Primero en el centro de un círculo hecho por todos sus compañeros, a los que abrazó antes de sentir el respeto y la admiración de la afición, rendida a sus pies. El abrazo de máximo respeto con Carlo Ancelotti al llegar al banquillo. Un hombre de hierro que no se derrumbó ni con las lágrimas de sus tres hijos, a los que cogió en brazos mientras el Bernabéu lloraba, ni con la emoción del abrazo a su mujer.

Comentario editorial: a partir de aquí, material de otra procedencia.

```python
class UnpackQueue:

    def __init__(self, limit=48, note=None, stream=None):
        self.limit = limit
        self.note = note
        self.jobs, self.done = [], []
        self.main = torch.cuda.current_stream() if torch.cuda.is_available() else None
        self.main_raw = L.stream() if self.main is not None else None
        self.home = stream if stream is not None else self.main
        self.home_raw = self.home.cuda_stream if stream is not None else self.main_raw
        self.dedicated = stream is not None
        self.events = []
        self.main_jobs = False
        self.keep = []
        self._targets = set()

    def add(self, dwp, db, w, bn, eps, slots, on_done=(), flat_chw=None, nsplit=1, params=()):
        tgt = slots[0].data_ptr() if slots[0] is not None else None
        if tgt is not None:
            if tgt in self._targets:
                if os.environ.get('LOFT_DEBUG_TARGETS'):
                    print('unpack queue: slot used twice in one batch ->', tuple(w.shape), 'jobs pending', len(self.jobs), flush=True)
                self.flush()
            self._targets.add(tgt)
        self.jobs.append((dwp, db, w, bn, float(eps), slots, flat_chw, int(nsplit)))
        if self.home is not None:
            raw = L.stream()
            if raw == self.home_raw:
                pass
            elif self.dedicated and raw == self.main_raw:
                self.main_jobs = True
            else:
                ev = torch.cuda.Event()
                ev.record()
                self.events.append(ev)
                if not self.dedicated:
                    for t in (dwp, db):
                        if t is not None:
                            t.record_stream(self.home)
            if self.dedicated:
                self.keep.append((dwp, db))
        self.done.extend(on_done)
        if len(self.jobs) >= self.limit or (self.note is not None and self.note(params)):
            self.flush()

    def join(self, stream=None):
        if self.dedicated:
            (stream or self.main).wait_stream(self.home)
        self.keep = []

    def flush(self):
        if self.home is not None and L.stream() != self.home_raw:
            if self.main_jobs:
                ev = torch.cuda.Event()
                ev.record(self.main)
                self.events.append(ev)
                self.main_jobs = False
            with torch.cuda.stream(self.home):
                return self.flush()
        for ev in self.events:
            self.home.wait_event(ev)
        self.events = []
        if self.jobs:
            import struct
            rows, blk = [], 0
            p = lambda t: 0 if t is None else t.data_ptr()
            for dwp, db, w, bn, eps, (dw, dg, dbeta), flat, nsplit in self.jobs:
                if flat is not None:
                    Cout, Cin, RS = w.shape[0], flat[0], -(flat[1] * flat[2])
                    coutp, cinp = Cout, Cin
                else:
                    Cout, Cin = w.shape[0], w.shape[1]
                    RS = w.shape[2] * w.shape[3] if w.dim() == 4 else 1
                    coutp, cinp = dwp.shape[-2], dwp.shape[-1]
                g, _, m, v = bn if bn is not None else (None, None, None, None)
                rows.append([p(dwp), p(db), p(w), p(g), p(m), p(v), p(dw), p(dg), p(dbeta),
                             (struct.unpack('<I', struct.pack('<f', eps))[0]) | (nsplit << 32), Cout, Cin, RS, coutp, cinp, blk])
                blk += Cout
            desc = h2d(rows, torch.int64, self.jobs[0][2].device)
            lds = max([min(r[11], 64) * abs(r[12]) if r[12] < 0 else r[11] * r[12] for r in rows
                       if r[12] < 0 or (r[12] > 1 and r[11] * r[12] <= 16384)], default=0)
            if lds > 16384:
                raise L.LoftHipError(f'fold_unpack_bwd_multi: a record needs {lds} floats of LDS')
            L.check(L.load().loft_fold_unpack_bwd_multi(L.ptr(desc), len(rows), blk, int(lds), L.stream()), 'loft_fold_unpack_bwd_multi')
            self.jobs = []
            self._targets = set()
        done, self.done = self.done, []
        for f in done:
            f()


def fold_unpack_bwd(dwp, db, w, bn=None, eps=1e-5, need_dw=True, out=None):
    lib = L.load()
    w = w.contiguous()
    Cout, Cin, R, S = w.shape
    dev = w.device
    g = m = v = dg = dbeta = None
    if out is not None:
        dw, dg, dbeta = out
        if bn is not None:
            g, _, m, v = [t.contiguous() for t in bn]
    else:
        dw = torch.empty_like(w) if need_dw else None
        if bn is not None:
            g, _, m, v = [t.contiguous() for t in bn]
            dg = torch.empty(Cout, dtype=torch.float32, device=dev)
            dbeta = torch.empty(Cout, dtype=torch.float32, device=dev)
    L.check(lib.loft_fold_unpack_bwd(L.ptr(dwp), L.ptr(db), L.ptr(w), L.ptr(g), L.ptr(m), L.ptr(v), eps, Cout, Cin,
                                     R * S, L.ptr(dw), L.ptr(dg), L.ptr(dbeta), dwp.shape[-2], dwp.shape[-1], int(out is not None),
                                     L.stream()),
            'loft_fold_unpack_bwd')
    return dw, dg, dbeta
```

include/loft_hip.h:

```cpp
#ifndef LOFT_HIP_H
#define LOFT_HIP_H
#include <stdint.h>

#ifdef __cplusplus
extern "C" {
#endif

#define LOFT_F32 0
#define LOFT_BF16 1
#define LOFT_F16 2
int loft_act16_dtype(void);

int loft_roi_align_fwd(const void* const* feats_host, const int* H_host, const int* W_host, const float* scales_host,
                       int num_levels, int finest_scale, int C, int dtype, const float* rois, int K, int P,
                       int n_rot, void* out, void* stream);
int loft_roi_align_bwd(void* const* grad_feats_host, const int* H_host, const int* W_host, const float* scales_host,
                       int num_levels, int finest_scale, int C, int dtype, const float* rois, int K, int P,
                       int n_rot, const void* grad_out, int B, int accumulate, int rois_sorted, void* workspace,
                       int grad_dtype, void* stream);
#define LOFT_ROI_AUTO 0
#define LOFT_ROI_FWD_SAMPLE 1
#define LOFT_ROI_FWD_SEP4 2
#define LOFT_ROI_BWD_VALU 1
#define LOFT_ROI_BWD_PIPE 2
// ... 338 lines not shown
                      float* rois, void* stream);

int loft_rpn_gather_rows(void* const* level_ptrs, const int* H, const int* W, int n_levels, const int* rows, int nsel, int C,
                         int K, void* out, void* stream);
int loft_rpn_scatter_add_rows(void* const* level_ptrs, const int* H, const int* W, int n_levels, const int* rows, int nsel,
                              int C, int K, const void* src, void* stream);

int loft_rpn_sparse_prep(const float* g, const int64_t* slot, int nsel, int A, int P, int C, const float* w_cls, const float* w_reg,
                         const float* w_conv, void* g_rows, void* w_headT, void* wd, void* stream);

int loft_fuse_sum_relu(const void* const* terms, const int* shifts, int n_terms, void* out, int dtype, int B, int H, int W,
                       int C, int relu, void* stream);
int loft_blocksum_masked(const void* g, const void* y, void* out, int dtype, int B, int Hc, int Wc, int C, int shift,
                         void* stream);
int loft_bilinear_up_slot(const void* src, void* dst, int dtype, int B, int h, int w, int C, int shift, int Ctot, int coff,
                          int backward, void* stream);
int loft_avgpool(const void* src, void* dst, int dtype, int B, int Ho, int Wo, int C, int shift, int backward, int accumulate,
                 void* stream);
int loft_stem3x3s2_bn_relu(const float* img, const float* w, const float* scale, const float* shift, void* out, int dtype,
                           int B, int H, int W, void* stream);
int loft_stem3x3s2_wgrad(const float* img, const void* g, const void* y, float* dwp, float* db, int dtype, int B, int H, int W,
                         void* stream);
int loft_stem7x7_pool_wgrad(const float* img, const void* y, const void* gp, float* dwp, float* db, int dtype, int B, int H,
                            int W, void* stream);

int loft_mdcn_sample_fwd(const void* x, const float* offmask, void* col, int dtype, int B, int IH, int IW, int C, int OH,
                         int OW, int kh, int kw, int stride, int pad, int dil, int deform_groups, int offmask_stride,
                         void* stream);
int loft_mdcn_sample_bwd(const void* x, const float* offmask, const void* dcol, float* dx, float* doffmask, int dtype, int B,
                         int IH, int IW, int C, int OH, int OW, int kh, int kw, int stride, int pad, int dil,
                         int deform_groups, int offmask_stride, void* workspace, void* stream);
int64_t loft_mdcn_bwd_workspace_bytes(int B, int C, int OH, int OW, int kh, int kw, int stride, int dil, int deform_groups,
                                      int offmask_stride);
#define LOFT_MDCN_AUTO 0
#define LOFT_MDCN_BWD_GENERIC 1
#define LOFT_MDCN_BWD_TILE 2
#define LOFT_MDCN_BWD_BIN 3
#define LOFT_MDCN_VARIANT(family, count) ((family) | ((count) << 8))
int loft_mdcn_sample_bwd_v(const void* x, const float* offmask, const void* dcol, float* dx, float* doffmask, int dtype, int B,
                           int IH, int IW, int C, int OH, int OW, int kh, int kw, int stride, int pad, int dil,
                           int deform_groups, int offmask_stride, void* workspace, int variant, void* stream);
int64_t loft_mdcn_bwd_workspace_bytes_v(int B, int C, int OH, int OW, int kh, int kw, int stride, int dil, int deform_groups,
                                        int offmask_stride, int variant);
int loft_mdcn_bwd_form(int B, int IH, int IW, int C, int OH, int OW, int kh, int kw, int stride, int pad, int dil,
                       int deform_groups, int offmask_stride, int dtype, int variant);
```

"Te quiero Toni Kroos", retumbó durante minutos desde la grada de animación en los últimos compases del partido y cuando de verdad llegó el final de Kroos en el Bernabéu. Manteado por sus compañeros en el centro del campo. Acudiendo al fondo junto a sus hijos para escuchar el cántico, con la ovación de la plantilla en el centro del campo en gestos de máximo respeto, dejando todo el protagonismo al alemán.

Acabó dando una vuelta de honor par agradecer a cada espectador diez años de cariño, degustando sus últimos minutos sobre el césped, en la despedida de leyenda que otros jugadores no pudieron disfrutar. Los besos a la grada, la mano en el corazón, los aplausos de vuelta fueron gestos que no dejó de hacer Kroos, que se emocionó por un día. El agradecimiento eterno en forma de pancarta: "Kroos maestro, gracias por todo".